Three months have past since I came up with this workaround to get Internet access over my ATT IP Flex fiber circuit. I had been limping along with Solution 4) from that post – reassign the IP address of the firewall and use analog trunks. The company that installed the PBX said that they’d be willing to try Solution 2):
Get another router. Assign x.1x.202.194 to the WAN side of the new router. Leave the current firewall on x.1x.202.195. Program the PBX to use the new router for all voice traffic. Connect both routers to the internal subnet, giving them different LAN-side IP addresses.
The company that installed the PBX showed up with a Ubiquiti EdgeRouter that they’d used with success with IPFlex. We assigned it the WAN address of x.1x.202.194, and the LAN address of 10.10.24.253. We reprogrammed the PBX to point to it instead of the Firewall, set up port forwarding for SIP and RTP protocols to flow to the PBX, and tried to make an incoming call. We got ringing and ringback, and when we went off hook on the internal phone, we got voice coming from the PBX to the outside caller, but no voice in the other direction. We made an outgoing call. Yes to ringing and ringback. Yes to outgoing voice, and still no to incoming voice.
I hooked up a computer between the EdgeRouter and the ATT router, and repeated both types of call. I could see the SIP packets from both ends indicating normal call setup. I could see the RTP packets flowing outwards. But there were no incoming RTP packets. This can’t be a problem with the EdgeRouter, since we’re looking on the WAN side of it.
I called ATT service, and they assigned me a ticket number.
The next day, I got a voicemail from ATT saying that, when they tried to make a call to the PBX, the got a SIP 486 packet back. A 486 packet means “Callee is busy”, and it would have to be sent by the PBX, as far as I know. That’s strange. I tried it, and got the same behavior as before: the call went through, but I only got voice packets in one direction.
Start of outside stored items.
# HMS-IDAC/UnMicst

Measured on AMD Instinct MI355X. Metric: tiles/sec (256x256x2) whole-slide inference, higher is better.
Workload: dtype f16x3, cross terms of the layers at <= 1/4 resolution as block-scaled fp6 (MX e2m3) MFMA products; fp32 accumulate

## Files before the change

### unmicst_amd/csrc/umx_conv_f16.hip

```cpp
#include <type_traits>

#include "umx_kernels.h"

namespace umx {

typedef _Float16 h8 __attribute__((ext_vector_type(8)));
typedef float f32x4 __attribute__((ext_vector_type(4)));

template <int I> struct IC { static constexpr int value = I; };
template <int B, int E, typename F>
__device__ __forceinline__ void static_for(F&& f) {
    if constexpr (B < E) {
        f(IC<B>{});
        static_for<B + 1, E>(f);
    }
}

#define UMX_GLDS16(gptr, lptr)                                                                        \
    __builtin_amdgcn_global_load_lds((const __attribute__((address_space(1))) void*)(gptr),           \
                                     (__attribute__((address_space(3))) void*)(lptr), 16, 0, 0)

typedef int i32x6 __attribute__((ext_vector_type(6)));
typedef int i32x8 __attribute__((ext_vector_type(8)));
typedef _Float16 h32 __attribute__((ext_vector_type(32)));

typedef unsigned u32x16 __attribute__((ext_vector_type(16)));
#define UMX_MAX3(dst, a, b, c) asm volatile("v_pk_maximum3_f16 %0, %1, %2, %3" : "=v"(dst) : "v"(a), "v"(b), "v"(c))
#define UMX_MAX3N(dst, a, b, c) asm volatile("v_pk_maximum3_f16 %0, %1, %2, %3 neg_lo:[1,1,1] neg_hi:[1,1,1]" : "=v"(dst) : "v"(a), "v"(b), "v"(c))
#define UMX_MAX3N2(dst, a, b, c) asm volatile("v_pk_maximum3_f16 %0, %1, %2, %3 neg_lo:[0,0,1] neg_hi:[0,0,1]" : "=v"(dst) : "v"(a), "v"(b), "v"(c))
template <int NB>
__device__ __forceinline__ void quant_blocks_e2m3(const h8 (&v)[NB][4], i32x6 (&out)[NB], int (&scale_e8m0)[NB]) {
    h32 x[NB];
    u32x16 d[NB];
#pragma unroll
    for (int b = 0; b < NB; ++b) {
#pragma unroll
        for (int p = 0; p < 4; ++p)
#pragma unroll
            for (int j = 0; j < 8; ++j) x[b][8 * p + j] = v[b][p][j];
        d[b] = __builtin_bit_cast(u32x16, x[b]);
    }
    unsigned P[NB][5], N[NB][5];
#pragma unroll
    for (int t = 0; t < 5; ++t)
#pragma unroll
        for (int b = 0; b < NB; ++b) {
            UMX_MAX3(P[b][t], d[b][3 * t], d[b][3 * t + 1], d[b][3 * t + 2]);
            UMX_MAX3N(N[b][t], d[b][3 * t], d[b][3 * t + 1], d[b][3 * t + 2]);
        }
    unsigned P2[NB][2], N2[NB][2], m2[NB];
#pragma unroll
    for (int b = 0; b < NB; ++b) {
        UMX_MAX3(P2[b][0], P[b][0], P[b][1], P[b][2]);
        UMX_MAX3(N2[b][0], N[b][0], N[b][1], N[b][2]);
    }
#pragma unroll
    for (int b = 0; b < NB; ++b) {
        UMX_MAX3(P2[b][1], P[b][3], P[b][4], d[b][15]);
        UMX_MAX3N2(N2[b][1], N[b][3], N[b][4], d[b][15]);
    }
#pragma unroll
    for (int b = 0; b < NB; ++b) UMX_MAX3(m2[b], P2[b][0], P2[b][1], N2[b][0]);
#pragma unroll
    for (int b = 0; b < NB; ++b) UMX_MAX3(m2[b], m2[b], N2[b][1], N2[b][1]);
#pragma unroll
    for (int b = 0; b < NB; ++b) {
        const unsigned m = m2[b] & 0x7fff7fffu;
        const unsigned mm = max(m & 0xffffu, m >> 16);
        const unsigned ef = __float_as_uint((float)__builtin_bit_cast(_Float16, (unsigned short)mm)) >> 23;
        const unsigned e = max(ef, 3u) - 2u;
        scale_e8m0[b] = (int)e;
        const float sc = __uint_as_float(e << 23);
        asm volatile("v_cvt_scalef32_pk32_fp6_f16 %0, %1, %2" : "=&v"(out[b]) : "v"(x[b]), "v"(sc));
    }
}
__device__ __forceinline__ void quant_block_e2m3(const h8 (&v)[4], i32x6& out, int& scale_e8m0) {
    h8 vv[1][4] = {{v[0], v[1], v[2], v[3]}};
    i32x6 o[1];
    int s[1];
    quant_blocks_e2m3<1>(vv, o, s);
    out = o[0];
    scale_e8m0 = s[0];
}
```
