# Ewenwan/ORB-YGZ-SLAM

Hardware: AMD Instinct MI355X
Metric: frames/sec ORB-extract+SparseImageAlign, 752x480, 1000 feat (higher is better)
Workload: dtype u8; 1 GPU; C5 offline sequence: 13728 frames (EuRoC MH01..05 length) sharded over 1 GPU(s), per frame C2 extract + dense Hamming (k vs k-1) + C3 SparseImgAlign levels 3..1, device-packed result slots gathered to rank 0 over RCCL; sequence_frames=13728, frames_per_gpu=13728, frames_extracted_per_gpu=13731, chunks=4, image=752x480, nfeatures=1000, nlevels=4, align_pairs_per_gpu=13727, parallelism=frame-sharded x1 (contiguous shards + 1-frame halo), collective=none (N=1: rank 0 is the root), schedule=pipe, hip_graph=False

## Files before the change

orb-ygz-slam_amd/csrc/api_batch.cpp:

```cpp
#include "host.hpp"

namespace ygzfe {
int batch_wait(ygzfe_batch *b) {
    YGZ_HIP(hipStreamSynchronize(b->stream));
    if (b->desc_pending) YGZ_HIP(hipEventSynchronize(b->ev_desc_done));
    return YGZFE_OK;
}
}

static const char *kStageNames[] = {"pyramid", "blur7", "fast9_cells", "octree", "orient_rbrief", "hamming_best2",
                                    "sparse_align", "stereo", "pack_slots"};
constexpr int kNumStages = 9;

extern "C" {

int ygzfe_batch_create(const ygzfe_orb_params *p, int device, int width, int height, int max_frames,
                       ygzfe_batch **out) {
    if (!p || !out || max_frames <= 0) { set_error("invalid argument"); return YGZFE_EINVAL; }
    YGZ_TRY(ensure_device(device));
    std::unique_ptr<ygzfe_batch> b(new ygzfe_batch());
    b->p = *p;
    b->device = device;
    b->maxF = max_frames;
    YGZ_TRY(make_plan(*p, width, height, &b->plan));
    const Plan &P = b->plan->hp();
    YGZ_TRY(b->pyr.ensure((size_t)max_frames * P.pyr_bytes));
    YGZ_TRY(b->ws.ensure(P, max_frames, P.kp_cap));
    YGZ_HIP(hipMemset(b->ws.err.p, 0, 16));
    YGZ_HIP(hipStreamCreateWithFlags(&b->stream, hipStreamNonBlocking));
    for (int i = 0; i < 3; i++) {
        YGZ_HIP(hipStreamCreateWithFlags(&b->aux[i], hipStreamNonBlocking));
        YGZ_HIP(hipEventCreateWithFlags(&b->ev_join[i], hipEventDisableTiming));
    }
    YGZ_HIP(hipEventCreateWithFlags(&b->ev_fork, hipEventDisableTiming));
    YGZ_HIP(hipEventCreateWithFlags(&b->ev_oct_fork, hipEventDisableTiming));
    YGZ_HIP(hipEventCreateWithFlags(&b->ev_desc_done, hipEventDisableTiming));
    for (int i = 0; i < 2; i++) YGZ_HIP(hipEventCreateWithFlags(&b->ev_oct_join[i], hipEventDisableTiming));
    *out = b.release();
    return YGZFE_OK;
}
// ... 41 lines not shown
    YGZ_HIP(hipStreamSynchronize(b->stream));
    if (d_pyramids) b->pyr.bind(d_pyramids, (size_t)b->maxF * P.pyr_bytes);
    if (d_kps) b->ws.kps.bind(d_kps, (size_t)b->maxF * P.kp_cap * sizeof(ygzfe_kp));
    if (d_desc) b->ws.desc.bind(d_desc, (size_t)b->maxF * P.kp_cap * 32);
    if (d_counts) b->ws.counts.bind(d_counts, (size_t)b->maxF * 4);
    return YGZFE_OK;
}

int ygzfe_batch_upload(ygzfe_batch *b, const uint8_t *frames, int n_frames) {
    if (!b || !frames || n_frames < 0 || n_frames > b->maxF) { set_error("invalid argument"); return YGZFE_EINVAL; }
    YGZ_TRY(ensure_device(b->device));
    const Plan &P = b->plan->hp();
    if (b->desc_pending) YGZ_HIP(hipStreamWaitEvent(b->stream, b->ev_desc_done, 0));
    YGZ_HIP(hipMemcpy2DAsync(b->pyr.p, P.pyr_bytes, frames, (size_t)P.W * P.H, (size_t)P.W * P.H, n_frames,
                             hipMemcpyHostToDevice, b->stream));
    YGZ_HIP(hipStreamSynchronize(b->stream));
    return YGZFE_OK;
}
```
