typedef struct {
  float* params; float* m; float* v; float* vmax; void* operand;
  float lr, beta1, beta2, eps, weight_decay, grad_scale;
  int32_t step;
  int32_t keep_grad;
} ipoke_wgrad_adam;

typedef struct {
  int32_t NB, Di, Hi, Wi, Do, Ho, Wo, kd, kh, kw, sd, sh, sw, pd, ph, pw, transposed;
  const void* A; int32_t a_f32; int64_t a_sn, a_sd, a_sh, a_sw, a_sc; int32_t a_coff, Kc_real, Kc;
  const void* dY; int32_t ldy; int32_t y_coff; int32_t Nout;
  float* dW; int64_t w_sn, w_sc, w_st;
  int32_t accumulate;
  int32_t splitm;
  int32_t Kc_store;
  int64_t split_stride;
  int32_t max_workgroups;
  const ipoke_wgrad_adam* adam;
} ipoke_wgrad_desc;

int ipoke_conv_wgrad(const ipoke_wgrad_desc* d, int dtype, void* stream);
int ipoke_conv_wgrad_splitm(const ipoke_wgrad_desc* d, int dtype, int target_workgroups);
int ipoke_wgrad_batch_entry_size(void);
int ipoke_conv_wgrad_batched(const ipoke_wgrad_desc* d, const void* entries_dev, int nbatch, const void* a_base,
                             const void* y_base, float* w_base, int dtype, void* stream);


int ipoke_nchw_to_state(const float* x_nchw, float* state, int B, int C, int P, int ld, void* stream);
int ipoke_state_to_nchw(const float* state, float* x_nchw, int B, int C, int P, int ld, void* stream);
int ipoke_extract_cols(const float* state, int ld, int off, int stride, int C, void* out, int ldo, int64_t M, int dtype,
                       void* stream);
int ipoke_cond_prepare(const float* cond_nchw, void* out, int B, int Cc, int P, int act, int dtype, void* stream);
int ipoke_copy_cols(const void* src, int lds, void* dst, int ldd, int C, int64_t M, int dtype, void* stream);

int ipoke_actnorm_fwd(const float* in, float* out, int M, int ld, int c0, int C, const float* log_scale,
                      const float* bias, const int32_t* idx, void* stream);
int ipoke_actnorm_inv(const float* in, float* out, int M, int ld, int c0, int C, const float* log_scale,
                      const float* bias, const int32_t* inv_idx, void* stream);
int ipoke_actnorm_inv_ext(const float* in, float* out, int M, int ld, int c0, int C, const float* log_scale,
                          const float* bias, const int32_t* inv_idx, void* ext, int ext_ld, int e_off, int e_stride, int e_C,
                          int dtype, void* stream);
int ipoke_actnorm_bwd(const float* dy, const float* x, float* dx, int M, int ld, int c0, int C,
                      const float* log_scale, const int32_t* idx, const float* dld, int B, int P,
                      float* part, void* stream);
int ipoke_actnorm_init(const float* x, int M, int ld, int c0, int C, float* log_scale, float* bias, void* stream);

typedef struct {
  const float* raw; int32_t nsplit; int64_t split_stride; int32_t ldraw;
  const float* bias;
  int32_t Cp, t_off, t_stride;
  int32_t P, ld;
} ipoke_affine_desc;
int ipoke_affine_fwd(const ipoke_affine_desc* d, const float* in, float* out, float* scale_out ,
                     float* logdet_slot , int slot_stride, int B, void* stream);
int ipoke_affine_inv(const ipoke_affine_desc* d, const float* in, float* out, int B, void* stream);
int ipoke_affine_fwd_ext(const ipoke_affine_desc* d, const float* in, float* out, float* scale_out, float* logdet_slot, int slot_stride,
                         int B, void* ext, int ext_ld, int dtype, void* stream);
int ipoke_affine_inv_ext(const ipoke_affine_desc* d, const float* in, float* out, int B, void* ext, int ext_ld, int dtype, void* stream);
int ipoke_affine_bwd(int Cp, int t_off, int t_stride, int P, int ld, const float* dy, const float* x,
                     const float* scale, const float* dld, float* dx, void* dparams , int ldp,
                     float* dbias_part , int B, int dtype, void* stream);
int ipoke_affine_actnorm_fwd(const ipoke_affine_desc* d, const float* in, float* out, float* out2, float* scale_out, float* logdet_slot,
                             int slot_stride, int B, int c0, int C, const float* log_scale, const float* bias, const int32_t* idx, void* stream);
int ipoke_actnorm_affine_bwd(int c0, int C, const float* log_scale, const int32_t* idx, const float* dy2, const float* x1, float* part,
                             int Cp, int t_off, int t_stride, int P, int ld, const float* x0, const float* scale, const float* dld, float* dx,
                             void* dparams, int ldp, float* dbias_part, int B, int dtype, void* stream);
typedef struct {
  int32_t mode;
  const float* in; float* out; float* out2; float* scale_out; float* logdet_slot; int32_t slot_stride;
  int32_t an_c0, an_C; const float* an_log_scale; const float* an_bias; const int32_t* an_idx;
  void* ext; int32_t ext_ld;
  void* xchg;
} ipoke_coupling_epi;
int ipoke_conv3x3_coupling_splitk(int M, int Kc, int dtype);
int64_t ipoke_conv3x3_coupling_xchg_bytes(void);
int ipoke_conv3x3_coupling_xchg_init(void* xchg, void* stream);
int ipoke_conv3x3_coupling(const ipoke_conv_desc* conv, const ipoke_affine_desc* aff, const ipoke_coupling_epi* epi, int B, int dtype,
                           void* stream);
int ipoke_reduce_rows(const float* src, float* dst, int R, int ncols, void* stream);
int ipoke_reduce_entry_size(void);
int ipoke_reduce_rows_multi(const float* src, float* dst, const void* entries_dev, int nentries, int R, void* stream);

int ipoke_logdet_finalize(const float* slots, int nslots, int B, int slot_w, float const_term, const float* const_dev,
                          float* logdet, void* stream);
int ipoke_actnorm_logdet(const float* params, const void* refs_dev, int n, int P, float* out_scalar, void* stream);
int ipoke_flow_nll(const float* z_state, const float* logdet, int B, int P, int C, int ld, float logdet_weight,
                   float* scalars3, float* d_out_state, float* dld, void* stream);
int ipoke_adam_amsgrad_step(float* p, const float* g, float* m, float* v, float* vmax, int64_t n, float lr, float beta1,
                            float beta2, float eps, float weight_decay, int step, float grad_scale, void* stream);
int ipoke_adam_amsgrad_step_grid(float* p, const float* g, float* m, float* v, float* vmax, int64_t n, float lr, float beta1,
                                 float beta2, float eps, float weight_decay, int step, float grad_scale, int max_blocks,
                                 void* stream);

typedef struct {
  const float* x; float* y;
  int32_t ld, C, B;
  const void* cond; int32_t Cc;
  const void* W1; const void* W2; const float* bias2;
  int32_t order;
  int32_t rows_per_block;
  void* a2_save; float* scale_save; float* logdet_slot;
  const void* W2T; const void* W1T;
  const float* dy; const float* dld; float* dx;
  void* dparams_save; void* dc_save; float* dbias_part;
  const float* post_log_scale; const float* post_bias;
  const float* y_post; float* post_part;
  void* x_op_save;
  void* zc_out; int32_t zc_off, zc_stride, zc_cin, zc_ld;
  int32_t split; void* xchg;
  const struct ipoke_unit_pair_desc* pair;
} ipoke_mcf_desc;
typedef struct ipoke_unit_pair_desc {
  const float* an_log_scale; const int32_t* an_idx; const float* an_x; float* an_part;
  int32_t Cp, t_off, t_stride; const float* x0; const float* scale; void* dparams; int32_t ldp; float* dbias_part;
  float* dx;
} ipoke_unit_pair_desc;
int ipoke_mcf_shadow_dims(int C, int Cc, int dtype, int32_t* dims8);
int ipoke_mcf_fwd(const ipoke_mcf_desc* d, int dtype, void* stream);
int ipoke_mcf_inv(const ipoke_mcf_desc* d, int dtype, void* stream);
int ipoke_mcf_bwd(const ipoke_mcf_desc* d, int dtype, void* stream);

int ipoke_macow_unit_supported(int C, int Cc, int dtype);
int64_t ipoke_macow_unit_xchg_bytes(int B, int split);
int ipoke_macow_unit_fwd(const ipoke_mcf_desc* d4, int dtype, void* stream);
int ipoke_macow_unit_bwd(const ipoke_mcf_desc* d4, int dtype, void* stream);
int ipoke_macow_unit_inv(const ipoke_mcf_desc* d4, int dtype, void* stream);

I called ATT back, and was told that there’d be a two minute hold for a tech. After 35 minutes on hold, I hung up so that I could go do something more pressing.
Done with that, I was back on the horn to ATT. Back on hold. This is probably a good time to mention that the music on hold on the VoIP support line repeats every fifteen or twenty seconds. It’s a little bit like “It’s a Small World” at Disneyland, only not near as catchy. After an hour and forty five minutes, I got a Tier 2 tech on the line. After another hour and a half of troubleshooting, we had made exactly no progress. The tech said he could see both sets of RTP packets in the ATT-managed Cisco router on my site. He said he’d refer me to a Tier 3 tech.
The next morning, I got a call from the Tier 3 tech. He said that the reason we weren’t seeing the incoming RTP packets was that the PBX in its SIP packets was saying that its address was 10.10.24.3, which is non-routable. That’s it. The whole call took a minute or two.
Unexplained is what the Tier 2 tech was looking at when he said he could see both sets of RTP packets.
The Sonicwall firewalls have provision for translating addresses in SIP packets so that you can make the VoIP server think that the address of the PBX is the WAN address of the firewall, but it looks like the EdgeRouter can’t do that. At teh suggestion of the PBX installers, I reprogrammed the PBX to think we’re using NAPT, and to tell it that the address of the NAPT router is x.1x.202.194. We’re not using NAPT, but we are using port forwarding for the RTP packets, so I guess that’s close enough, and the PBX now puts x.1x.202.194 as its address in the SIP packets it sends out.
Problem solved.
I only have a sample space of two, last February and now, but it’s amazing the difference between the ATT Tier 2 and Tier 3 techs.